Please rsvp if you are attending.

Here are the Ride Details:

Date: July 31st

Bike Route: Folsom streets to the American River Bike Trail, to Discovery Park, and then returning back the same way.

Fast Paced Ride Leader: Steve Ward

Slower Paced Ride Leader: TBD

Meeting Location: Safeway Shopping Center Parking Lot at the corner of Prairie City and Iron Point Road, Folsom

Route Distance: Approximately 55 Miles 

Route Pace: Moderate Pace: TBD by group leader. Fast Pace: 19-20mph. There will also be pacelines for those of you interested.

Starting Time: 7:00am, Riders will leave at 7:15am sharp

Questions: Quinn [email protected] 730-2003


----------



## Jed Peters (Feb 4, 2004)

Pacelines on the American River Bike trail are TOTALLY LAME.

But then again, if your "fast pace" is 20mph, then you're not really pacelining, a la the "Saturday Morning Folsom Ride" (100 or so riders), now are you?


----------



## stealthman_1 (May 2, 2004)

Jed Peters said:


> Pacelines on the American River Bike trail are TOTALLY LAME.
> 
> But then again, if your "fast pace" is 20mph, then you're not really pacelining, a la the "Saturday Morning Folsom Ride" (100 or so riders), now are you?


Wow, you're cool!!! Can I ride with you? Please?
ROFLMAO!


----------



## folsom_rider (Mar 14, 2003)

*Thanks Stealth ))*

Stealth has rode with our group, and can attest, we are not all a bunch of slowpokes....Our group rides are set up for all levels and when we ride the bike trails, we try to keep the speed at a safe level. 

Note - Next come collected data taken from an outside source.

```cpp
extern "C" int roreg_ft_nonlin(const float *Xin, const float *x_spatial, const float *bias, const float *bias2,
                               const float *bn_scale, const float *bn_shift, const float *resid_spatial, float *Xout, float *out_spatial,
                               const int32_t *g_map, int Lout, int Lvalid, int B, int C, int split, const float *out_bound, float *out_rowmax,
                               int spatial_bf16, int out_planes, void *stream) {
    ROREG_REQUIRE(g_A1 && g_A2, "roreg_ft_nonlin: roreg_set_fourier_tables has not been called");
    ROREG_REQUIRE((Xin != nullptr) != (x_spatial != nullptr), "roreg_ft_nonlin: exactly one of Xin / x_spatial");
    ROREG_REQUIRE((Xout != nullptr) != (out_spatial != nullptr), "roreg_ft_nonlin: exactly one of Xout / out_spatial");
    ROREG_REQUIRE((bn_scale == nullptr) == (bn_shift == nullptr) && B > 0 && C > 0 && C <= 512, "roreg_ft_nonlin: bad arguments (C <= 512)");
    ROREG_REQUIRE((long long)60 * C * B < (1ll << 40), "roreg_ft_nonlin: tensor too large");
    ROREG_REQUIRE(!g_map || (Lout >= Lvalid && Lvalid > 0 && Lout <= 64), "roreg_ft_nonlin: bad Lout/Lvalid");
    NonlinParams p;
    memset(&p, 0, sizeof(p));
    p.Xin = Xin; p.Xout = Xout;
    p.x_spatial = x_spatial; p.r_spatial = resid_spatial; p.out_spatial = out_spatial;
    p.g_map = g_map; p.Lout = g_map ? Lout : ROREG_G; p.Lvalid = g_map ? Lvalid : ROREG_G;
    p.bias = bias; p.bias2 = bias2; p.bn_scale = bn_scale; p.bn_shift = bn_shift; p.A1 = g_A1; p.A2 = g_A2;
    p.A1s = reinterpret_cast<const bf16x8 *>(g_A1s); p.A2s = reinterpret_cast<const bf16x8 *>(g_A2s); p.out_bound = out_bound; p.out_rowmax = out_rowmax; p.x_bf16 = spatial_bf16;
    p.A1h = reinterpret_cast<const f16x8 *>(g_A1h); p.A2h = reinterpret_cast<const f16x8 *>(g_A2h); p.f_exp = g_f_exp;
    p.B = B; p.Bp = (B + 31) / 32 * 32; p.C = C; p.tiles_per_c = (B + 31) / 32;
    p.out_planes = out_planes;
    ROREG_REQUIRE((unsigned long long)C * p.Bp * 20ull < (1ull << 32), "roreg_ft_nonlin: C * round_up(B, 32) must stay below 2^32 / 20 (32-bit lane offsets)");
    ROREG_REQUIRE(!out_planes || (split == 2 && Xout), "roreg_ft_nonlin: out_planes is a layout of the fp16 x 2 coefficient output");
    const long long n_tiles = (long long)C * p.tiles_per_c;
    hipStream_t s = roreg::as_stream(stream);
    roreg::ProfScope prof(roreg::PROF_FT_NONLIN, s);
    const bool in_sp = x_spatial != nullptr, out_sp = out_spatial != nullptr;
    if (in_sp && out_sp) { roreg::set_error("roreg_ft_nonlin: spatial -> spatial is not a transform"); return 2; }
    ROREG_REQUIRE(split != 2 || out_sp || out_bound, "roreg_ft_nonlin: split = 2 writes the coefficients as fp16 hi/lo pairs and needs out_bound");
    ROREG_REQUIRE(!spatial_bf16 || in_sp || resid_spatial, "roreg_ft_nonlin: spatial_bf16 refers to x_spatial / resid_spatial");
    ROREG_REQUIRE(!out_rowmax || out_sp, "roreg_ft_nonlin: out_rowmax goes with a group-domain output");
    ROREG_REQUIRE(split >= 0 && split <= 2, "roreg_ft_nonlin: split must be 0 (f32 MFMA), 1 (bf16 x 3) or 2 (fp16 x 2)");
    if (split == 2) {
        if (in_sp) launch_ft<ft_nonlin_kernel<true, false, 2, 4, 1>>(p, n_tiles, s);
        else if (!out_sp) launch_ft<ft_nonlin_kernel<false, false, 2, 4, 1>>(p, n_tiles, s);
        else launch_ft<ft_nonlin_kernel<false, true, 2, 4, 1>>(p, n_tiles, s);
    } else if (split == 1) {
        if (in_sp) launch_ft<ft_nonlin_kernel<true, false, 3, 4, 1>>(p, n_tiles, s);
        else if (!out_sp) launch_ft<ft_nonlin_kernel<false, false, 3, 4, 1>>(p, n_tiles, s);
        else launch_ft<ft_nonlin_kernel<false, true, 3, 4, 1>>(p, n_tiles, s);
    } else {
        if (in_sp) launch_ft<ft_nonlin_kernel<true, false, 0, 4, 1>>(p, n_tiles, s);
        else if (!out_sp) launch_ft<ft_nonlin_kernel<false, false, 0, 4, 1>>(p, n_tiles, s);
        else launch_ft<ft_nonlin_kernel<false, true, 0, 4, 1>>(p, n_tiles, s);
    }
    ROREG_CHECK_LAUNCH("roreg_ft_nonlin");
    return 0;
}

extern "C" int roreg_ft_nonlin_packed(const float *Xin, const float *bias, const float *bn_scale, const float *bn_shift, uint32_t *out_words,
                                      const int32_t *g_map, int Lout, int Lvalid, int B, int C, const float *out_bound, float *raw_col, int raw_g,
                                      void *stream) {
    ROREG_REQUIRE(g_A1 && g_A2, "roreg_ft_nonlin_packed: roreg_set_fourier_tables has not been called");
    ROREG_REQUIRE(Xin && out_words && out_bound && B > 0 && C > 0 && C <= 512 && (bn_scale == nullptr) == (bn_shift == nullptr), "roreg_ft_nonlin_packed: bad arguments");
    ROREG_REQUIRE(!g_map || (Lout >= Lvalid && Lvalid > 0 && Lout <= 64), "roreg_ft_nonlin_packed: bad Lout/Lvalid");
    ROREG_REQUIRE(!raw_col || (raw_g >= 0 && raw_g < ROREG_G), "roreg_ft_nonlin_packed: raw_g out of range");
    NonlinParams p;
    memset(&p, 0, sizeof(p));
    p.Xin = Xin; p.out_spatial = reinterpret_cast<float *>(out_words);
    p.g_map = g_map; p.Lout = g_map ? Lout : ROREG_G; p.Lvalid = g_map ? Lvalid : ROREG_G;
    p.bias = bias; p.bn_scale = bn_scale; p.bn_shift = bn_shift; p.A1 = g_A1; p.A2 = g_A2;
    p.A1s = reinterpret_cast<const bf16x8 *>(g_A1s); p.A2s = reinterpret_cast<const bf16x8 *>(g_A2s);
    p.A1h = reinterpret_cast<const f16x8 *>(g_A1h); p.A2h = reinterpret_cast<const f16x8 *>(g_A2h); p.f_exp = g_f_exp;
    p.out_bound = out_bound; p.sp_pack = 1; p.raw_col = raw_col; p.raw_g = raw_g;
    p.B = B; p.Bp = (B + 31) / 32 * 32; p.C = C; p.tiles_per_c = (B + 31) / 32;
    ROREG_REQUIRE((unsigned long long)C * p.Bp * 20ull < (1ull << 32), "roreg_ft_nonlin_packed: C * round_up(B, 32) must stay below 2^32 / 20 (32-bit lane offsets)");
    hipStream_t s = roreg::as_stream(stream);
    roreg::ProfScope prof(roreg::PROF_FT_NONLIN, s);
    launch_ft<ft_nonlin_kernel<false, true, 2, 4, 1>>(p, (long long)C * p.tiles_per_c, s);
    ROREG_CHECK_LAUNCH("roreg_ft_nonlin_packed");
    return 0;
}

extern "C" int roreg_feat_coefs(const void *x, int x_bf16, float *out, int B, int C, int split, void *stream) {
    if (B == 0) return 0;
    ROREG_REQUIRE(g_A1 && g_A2, "roreg_feat_coefs: roreg_set_fourier_tables has not been called");
    ROREG_REQUIRE(x && out && B > 0 && C > 0 && C <= 512 && split >= 0 && split <= 2, "roreg_feat_coefs: bad arguments");
    NonlinParams p;
    memset(&p, 0, sizeof(p));
    p.x_spatial = reinterpret_cast<const float *>(x); p.x_bf16 = x_bf16; p.out_spatial = out;
    p.Lout = ROREG_G; p.Lvalid = ROREG_G; p.A1 = g_A1; p.A2 = g_A2;
    p.A1s = reinterpret_cast<const bf16x8 *>(g_A1s); p.A2s = reinterpret_cast<const bf16x8 *>(g_A2s);
    p.A1h = reinterpret_cast<const f16x8 *>(g_A1h); p.A2h = reinterpret_cast<const f16x8 *>(g_A2h); p.f_exp = g_f_exp;
    p.B = B; p.Bp = (B + 31) / 32 * 32; p.C = C; p.tiles_per_c = (B + 31) / 32;
    const long long n_tiles = (long long)C * p.tiles_per_c;
    hipStream_t s = roreg::as_stream(stream);
    if (split == 2) launch_ft<ft_nonlin_kernel<true, false, 2, 4, 1, true>>(p, n_tiles, s);
    else if (split == 1) launch_ft<ft_nonlin_kernel<true, false, 3, 4, 1, true>>(p, n_tiles, s);
    else launch_ft<ft_nonlin_kernel<true, false, 0, 4, 1, true>>(p, n_tiles, s);
    ROREG_CHECK_LAUNCH("roreg_feat_coefs");
    return 0;
}
```

Measured before the change: 1101.

## Add thin ft_nonlin kernel variants with higher occupancy and wide packed-output staging

Adds a runtime switch, on by default, that selects ft_nonlin kernel instantiations with a 256-channel shared table and launch bounds requesting three blocks per CU, so that more waves can be resident when C <= 256. For the packed group-domain output it adds a WIDE mode. In this mode four waves each handle one channel of the same 32-row batch tile and stage into a shared tile of width 4*Lout. After a block barrier the tile is written to global memory as contiguous rows, and raw_col goes through shared memory. The aim is to coalesce global stores and raise occupancy. The cost is two block-wide barriers per round and extra shared-memory zeroing.

```diff
diff --git a/include/roreg_hip.h b/include/roreg_hip.h
--- a/include/roreg_hip.h
+++ b/include/roreg_hip.h
@@ -242,6 +242,7 @@
                            int tile_m ,
                            int x_planes , void *stream);
 int roreg_gemm_persistent(int on);
+int roreg_thin_kernels(int on);
 int roreg_row_bound(const void *x_spatial, int x_bf16 , const float *bn_scale, const float *bn_shift,
                     float *bound_out, int B, int C, void *stream);
 int roreg_ft_nonlin(const float *Xin , const float *x_spatial, const float *bias,
diff --git a/roreg_amd/_abi.py b/roreg_amd/_abi.py
--- a/roreg_amd/_abi.py
+++ b/roreg_amd/_abi.py
@@ -74,6 +74,7 @@
     'roreg_linear_path': (c_int, [c_int]),
     'roreg_linear_cat3': (c_int, [_P, _P, _P, _P, c_int, c_int, _P, _P, c_int, _P, _P]),
     'roreg_gemm_persistent': (c_int, [c_int]),
+    'roreg_thin_kernels': (c_int, [c_int]),
     'roreg_instnorm_stats': (c_int, [_P, c_int, c_int, c_float, _P, _P, _P, c_int, c_int, _P]),
     'roreg_mlp_tail': (c_int, [_P, c_int, c_int, _P, _P, _P, _P, _P, c_int, c_int, _P]),
     'roreg_mlp_tail_mfma': (c_int, [_P, c_int, c_int, _P, _P, _P, _P, _P, c_int, c_int, _P]),
diff --git a/roreg_amd/_hip_fourier.py b/roreg_amd/_hip_fourier.py
--- a/roreg_amd/_hip_fourier.py
+++ b/roreg_amd/_hip_fourier.py
@@ -7,7 +7,7 @@
 from . import hip as _core
 from .hip import HipError, _check, _feat, _ptr, _stream, lib
 
-__all__ = ['DenseSplitLayer', 'IRREP_DIMS', 'IRREP_OFFSETS', '_bf16_split3', '_keypoint_of_columns', '_ptr_array', '_res_ptr', '_tile_cache', 'bf16_split3_pack', 'bound_exp', 'coef_pitch', 'coef_size', 'coef_views', 'dense_split', 'ensure_fourier', 'f16_scale_exp', 'f16_split2_pack', 'ft_nonlin', 'ft_nonlin_packed', 'gemm_persistent', 'group_conv_split_pack', 'irrep_gemm', 'next_bound', 'next_bound_spatial', 'pack_coefs_f16x2', 'row_bound', 'unpack_coefs_f16x2', 'words_to_planes']
+__all__ = ['DenseSplitLayer', 'IRREP_DIMS', 'IRREP_OFFSETS', '_bf16_split3', '_keypoint_of_columns', '_ptr_array', '_res_ptr', '_tile_cache', 'bf16_split3_pack', 'bound_exp', 'coef_pitch', 'coef_size', 'coef_views', 'dense_split', 'ensure_fourier', 'f16_scale_exp', 'f16_split2_pack', 'ft_nonlin', 'ft_nonlin_packed', 'gemm_persistent', 'group_conv_split_pack', 'irrep_gemm', 'next_bound', 'next_bound_spatial', 'pack_coefs_f16x2', 'row_bound', 'thin_kernels', 'unpack_coefs_f16x2', 'words_to_planes']
 
 
 _fourier_ready = False
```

Stealth, we are going to start preparing for the hills again, so join us when you can.

Jed, we have some fast guys that you may like to ride with. Our faster group averages around 24-25 on the road. There are a few guys that can keep the speed a bit faster, but a 24 average on the flats is pretty fast.

Cheers,
Folsom


----------



## Jed Peters (Feb 4, 2004)

folsom_rider said:


> Stealth has rode with our group, and can attest, we are not all a bunch of slowpokes....Our group rides are set up for all levels and when we ride the bike trails, we try to keep the speed at a safe level.
> 
> Stealth, we are going to start preparing for the hills again, so join us when you can.
> 
> ...


I'm not saying I'm fast at all. I'm just commenting on the fact that pulling a paceline on a group ride out on the ARB Trail is totally lame. Not cool at all. Way more dangerous than out on a million other rural roads right out of where you guys start your ride.


----------



## NYCyclist (Mar 22, 2002)

*thanks so much for the advice.....*

My limited experience with the Folsom_Rider's group is that they do just that.. take it easy on the trail, break apart according to ability on the roads. As a group, they are very conscientious of and courteous to other users of the trail. In addition, they welcome and accommodate riders of all abilities. Your unsolicited input was not needed. 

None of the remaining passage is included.